Weg von diesen Bildern der Zerstreuung und Verfrühung! Wir betreten ein anderes Feld. Hier sehen wir zwei Reihen von Kriegern. Es wird eine Schlacht aufgeführt. Freilich wird es dabei etwas heiß zugehen; vielleicht fliegen auch einige große und kleine Kugeln als Kopfnüsse herum. Ein entsetzliches Schauspiel für manche Menschen, die darin nur Rohheit und Gefahren sehen. Aber diese Kraftspiele sind mir zehntausendmal lieber, als die Spiele der Ofenhockerei und Verfrühung. Sie geben dem Kinde ein Bewußtsein seiner Kraft, und nur wer dieses Bewußtsein recht übt und wach erhält von Jugend auf, erlangt die schöne Mannestugend, welche man Muth nennt. Glaubt ihr denn, der Muth ließe sich befehlen? Nicht doch. Es giebt Menschen, die haben Mittel und Gewalt in den Händen, Ungeheueres zu leisten, und leisten doch Nichts, weil ihnen das Gefühl des Muthes abgeht. Man hat sie von Jugend auf geschnürt, gebiegelt und dresiirt, und jede Regung der Kraft beschnitten, was Wunder, wenn sie später geistig erlahmt sind. Die Gefühle, die in der Jugend genährt werden, das sind die Grund- und Bausteine zum spätern Charakter. Da seht Napoleon den Großen in der Militärschule zu Brienne. Die Kugeln von Schnee saußen ihm um den Kopf, er wankt nicht; und das unschuldige Spiel hat vielleicht nicht wenig dazu beigetragen, daß er später auch die bleiernen vertragen konnte. Kraftspiele sind für die Jugend eine Vorschule der Mannestugenden, und wenn dabei nicht der Anstand verletzt wird, oder böser Ernst sich einmischt, sind sie besser als träge Kopfhängerei. „Man bedenke nur,“ sagt Jean Paul, „daß die Jahre zwar das Licht vermehren, aber nicht die Kraft und daß man leichter dem Lebenspilger einen Wegweiser besoldet und mitgiebt, als ihm die Beine und Flügel, die man ihm wider das Verlaufen und Verfliegen abgesägt, wie einer Statue wieder restaurirt.“ Daß man diese Gefühle der Selbstständigkeit und des Muthes auch anders, wie z. B. durch’s Turnen, nähre, ist nur zum Theil wahr. Freilich stärkt das Turnen den Körper und somit auch den Geist, freilich macht es gewandt und giebt dann dem Geiste ein gewisses Vertrauen, aber die Fessel des Unterrichts, wie locker sie auch gezogen ist, beengt doch noch, und daher kann das Turnen die Wirkung nicht hervorbringen, die das freie, ungebundene Spiel hervorruft.

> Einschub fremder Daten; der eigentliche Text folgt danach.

+                             unsigned long long* __restrict__ ids, int32_t* __restrict__ ref) {
     const int64_t id = (int64_t)blockIdx.x * blockDim.x + threadIdx.x;
     if (id >= prm.pool_n) return;
     const DPatch* p = prm.pool + id;
     if (!(p->flags & 1)) return;
-    const F4 coord = ld4(p->coord);
-    const unsigned long long key = list_key(p->ncc, id);
+    const float ncc = p->ncc;
+    const unsigned long long key = list_key(ncc, id);
+    const int32_t rw = (int32_t)((uint32_t)p->images[0] | (key_ncc_bits(key) == __float_as_uint(ncc) ? 0u : 0x80000000u));
     const int n = vgrid ? min(p->nvimages, MVS_LISTCAP) : min(p->nimages, MVS_LISTCAP);
     for (int i = 0; i < n; ++i) {
-        const DView* vw = prm.views + (vgrid ? p->vimages[i] : p->images[i]);
-        int ix, iy;
-        cell_of(prm, vw, coord, ix, iy);
-        if (ix < 0 || vw->gw <= ix || iy < 0 || vw->gh <= iy) continue;
-        const int g = vw->cell_base + iy * vw->gw + ix;
-        ids[start[g] + atomicAdd(&cursor[g], 1)] = key;
-    }
-}
-__global__ void k_index_fill_direct(DParams prm, int vgrid, const csr_off_t* __restrict__ start, int32_t* __restrict__ cursor, int32_t* __restrict__ id32) {
+        const IdxMemb m = memb[(int64_t)i * prm.pool_n + id];
+        if (m.g < 0) continue;
+        const csr_off_t slot = start[m.g] + m.rank;
+        ids[slot] = key;
+        ref[slot] = rw;
+    }
+}
+__global__ void k_index_fill_direct(DParams prm, int vgrid, const csr_off_t* __restrict__ start, const IdxMemb* __restrict__ memb, int32_t* __restrict__ id32) {
     const int64_t id = (int64_t)blockIdx.x * blockDim.x + threadIdx.x;
     if (id >= prm.pool_n) return;
     const DPatch* p = prm.pool + id;
     if (!(p->flags & 1)) return;
-    const F4 coord = ld4(p->coord);
     const int n = vgrid ? min(p->nvimages, MVS_LISTCAP) : min(p->nimages, MVS_LISTCAP);
     for (int i = 0; i < n; ++i) {
-        const DView* vw = prm.views + (vgrid ? p->vimages[i] : p->images[i]);
-        int ix, iy;
-        cell_of(prm, vw, coord, ix, iy);
-        if (ix < 0 || vw->gw <= ix || iy < 0 || vw->gh <= iy) continue;
-        const int g = vw->cell_base + iy * vw->gw + ix;
-        const csr_off_t slot = start[g] + atomicAdd(&cursor[g], 1);
-        id32[slot] = (int32_t)id;
-    }
-}
-__global__ void k_index_sort_trim(DParams prm, const csr_off_t* __restrict__ start, unsigned long long* __restrict__ ids, int do_trim,
-                                  unsigned long long* __restrict__ trimmed) {
-    const int g = blockIdx.x * blockDim.x + threadIdx.x;
+        const IdxMemb m = memb[(int64_t)i * prm.pool_n + id];
+        if (m.g < 0) continue;
+        id32[start[m.g] + m.rank] = (int32_t)id;
+    }
+}
+#define MVS_IDX_GROUP 8
+#define MVS_IDX_CELLS (256 / MVS_IDX_GROUP)
+__global__ __launch_bounds__(256) void k_index_sort_trim(DParams prm, const csr_off_t* __restrict__ start, unsigned long long* __restrict__ ids,
+                                                         int32_t* __restrict__ ref, int do_trim, unsigned long long* __restrict__ trimmed) {
+    __shared__ unsigned long long s_key[MVS_IDX_CELLS][MVS_CAPMAX];
+    __shared__ int32_t s_ref[MVS_IDX_CELLS][MVS_CAPMAX];
+    const int grp = (int)threadIdx.x / MVS_IDX_GROUP, gl = (int)threadIdx.x % MVS_IDX_GROUP;
+    const int64_t g = (int64_t)blockIdx.x * MVS_IDX_CELLS + grp;
     const bool in = g < prm.total_cells;
     const csr_off_t b = in ? start[g] : 0, e = in ? start[g + 1] : 0;
-    for (csr_off_t i = b + 1; i < e; ++i) {
-        const unsigned long long k = ids[i];
-        csr_off_t j = i - 1;
-        while (j >= b) {
-            const unsigned long long o = ids[j];
-            if (o < k) break;
-            ids[j + 1] = o;
-            --j;
-        }
-        ids[j + 1] = k;
+    const int n = (int)(e - b);
+    const int lim = do_trim ? min(prm.cap, MVS_CAPMAX) : MVS_CAPMAX;
+    const bool counting = n > 1 && (do_trim || n <= MVS_CAPMAX);
+    int mine = 0;
+    if (counting) {
+        for (int i = gl; i < n; i += MVS_IDX_GROUP) {
+            const unsigned long long k = ids[b + i];
+            const int32_t r = ref[b + i];
+            int rank = 0;
+            for (int j = 0; j < n; ++j) {
+                const unsigned long long o = ids[b + j];
+                rank += (o < k || (o == k && j < i)) ? 1 : 0;
+            }
+            if (rank < lim) { s_key[grp][rank] = k; s_ref[grp][rank] = r; }
+            else {
+                const int old = atomicAnd(&prm.pool[(uint32_t)k].flags, ~1);
+                mine += old & 1;
+            }
+        }
+    } else if (n > 1 && gl == 0) {
+        for (csr_off_t i = b + 1; i < e; ++i) {
+            const unsigned long long k = ids[i];
+            const int32_t r = ref[i];
+            csr_off_t j = i - 1;
+            while (j >= b) {
+                const unsigned long long o = ids[j];
+                if (o < k) break;
+                ids[j + 1] = o; ref[j + 1] = ref[j];
+                --j;
+            }
+            ids[j + 1] = k; ref[j + 1] = r;
+        }
+    }
+    __syncthreads();
+    if (counting) {
+        const int m = min(n, lim);
+        for (int k = gl; k < m; k += MVS_IDX_GROUP) { ids[b + k] = s_key[grp][k]; ref[b + k] = s_ref[grp][k]; }
     }
     if (do_trim) {
-        int mine = 0;
-        for (csr_off_t k = b + prm.cap; k < e; ++k) {
-            const int old = atomicAnd(&prm.pool[(uint32_t)ids[k]].flags, ~1);
-            mine += old & 1;
-        }
         for (int d = 32; d >= 1; d >>= 1) mine += __shfl_xor(mine, d);
         if ((threadIdx.x & 63) == 0 && mine) atomicAdd(trimmed + (blockIdx.x & 255u), (unsigned long long)mine);
     }
 }
-__global__ void k_index_finalize(DParams prm, int vgrid, const csr_off_t* __restrict__ start, unsigned long long* __restrict__ ids,
-                                 int32_t* __restrict__ id32, int32_t* __restrict__ cnt_alive) {
-    const int g = blockIdx.x * blockDim.x + threadIdx.x;
-    if (g >= prm.total_cells) return;
-    const csr_off_t b = start[g], e = start[g + 1];
-    int n = 0;
-    for (csr_off_t k = b; k < e; ++k) {
-        const int id = (int)(uint32_t)ids[k];
-        const DPatch* p = prm.pool + id;
-        if (!(p->flags & 1)) continue;
-        if (!vgrid) ids[b + n] = ((unsigned long long)(uint32_t)p->images[0] << 32) | (unsigned long long)__float_as_uint(p->ncc);
-        id32[b + n] = id;
-        ++n;
-    }
-    cnt_alive[g] = n;
-}
-__global__ void k_index_pack(DParams prm, const csr_off_t* __restrict__ start, const csr_off_t* __restrict__ start2, const int32_t* __restrict__ cnt_alive,
-                             const unsigned long long* __restrict__ ids, const int32_t* __restrict__ id32_in, ListKey* __restrict__ key, int32_t* __restrict__ id32_out) {
-    const int g = blockIdx.x * blockDim.x + threadIdx.x;
+__global__ __launch_bounds__(256) void k_index_finalize(DParams prm, const csr_off_t* __restrict__ start, const unsigned long long* __restrict__ ids,
+                                                        int do_trim, int32_t* __restrict__ cnt_alive, uint32_t* __restrict__ alive_mask) {
+    const int grp = (int)threadIdx.x / MVS_IDX_GROUP, gl = (int)threadIdx.x % MVS_IDX_GROUP;
+    const int64_t g = (int64_t)blockIdx.x * MVS_IDX_CELLS + grp;
+    const bool in = g < prm.total_cells;
+    const csr_off_t b = in ? start[g] : 0, e = in ? start[g + 1] : 0;
+    const int n = (int)(e - b);
+    if (!do_trim) {
+        if (in && gl == 0) cnt_alive[g] = n;
+        return;
+    }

Doch gehen wir weiter. Hier spielen sie Schule; hier ist eine Hochzeit, hier ein feierlicher Aufzug und da gar ein Kram mit Käufern und Verkäufern. Die Sache sieht sehr unschuldig aus. Sie ist’s auch, aber daneben ungemein wichtig für die Zukunft. Wir stehen hier vor den Charakterspielen. Paßt nur auf, jedes Kind wird sich am liebsten in einer Rolle sehen, zu welcher es immer Neigung verspürt, die mit seinem Temperamente, mit seinem kindlichen Ideal am meisten übereinstimmt. In diese Rolle lebt es sich hinein, und gründet sich eine Traumwelt, die ungemein verführerisch ist, weil sie das Ideal ohne Schattenseite, die Befriedigung des kindlichen Geistes ohne Ernst und Schmerz ist. Was Wunder, wenn sich daher bei diesen Spielen Neigungen zu Berufsarten, zu Lebensverhältnissen ausbilden, die später weder durch Vorstellungen noch durch Zwang wieder ausgerottet werden. „Ich weiß selbst nicht wie es kommt,“ sagt dann der junge Weltbürger, „ich habe einmal nur zu diesem Stande Neigung.“ Die Spiele seiner Jugend waren die Schule dieser Neigung. Ein mir bekannter Knabe trieb als 5jähriges Kind immer sein Spiel als Fleischer, und die Eltern lächelten dazu. Mit 14 Jahren erklärte er, zu der Seinen Mißvergnügen (sie hatten ihn für den Kaufmannsstand ausersehen), daß er nie etwas Anderes ergreifen würde, als dieses Handwerk. Jeder Charakterzug, den die Kleinen im Spiele annehmen, läßt eine Spur zurück im Kindesherzen, und wenn ein Spiel recht oft sich wiederholt, so kann die Neigung, das Gefühl des Kindes, welches gleichsam in’s Spiel verpuppt war, auch plötzlich in der Wirklichkeit erscheinen. Daher, meine Lieben, wollen wir die Charakterspiele unsrer Kleinen sorgfältig überwachen, daß nicht böse Dämonen sich dabei in die jungen Herzen schleichen und damit wir das Interesse des Kindes an den Lebensverhältnissen bei Zeiten erfahren, um es noch lenken zu können, je nachdem es die Umstände erfordern.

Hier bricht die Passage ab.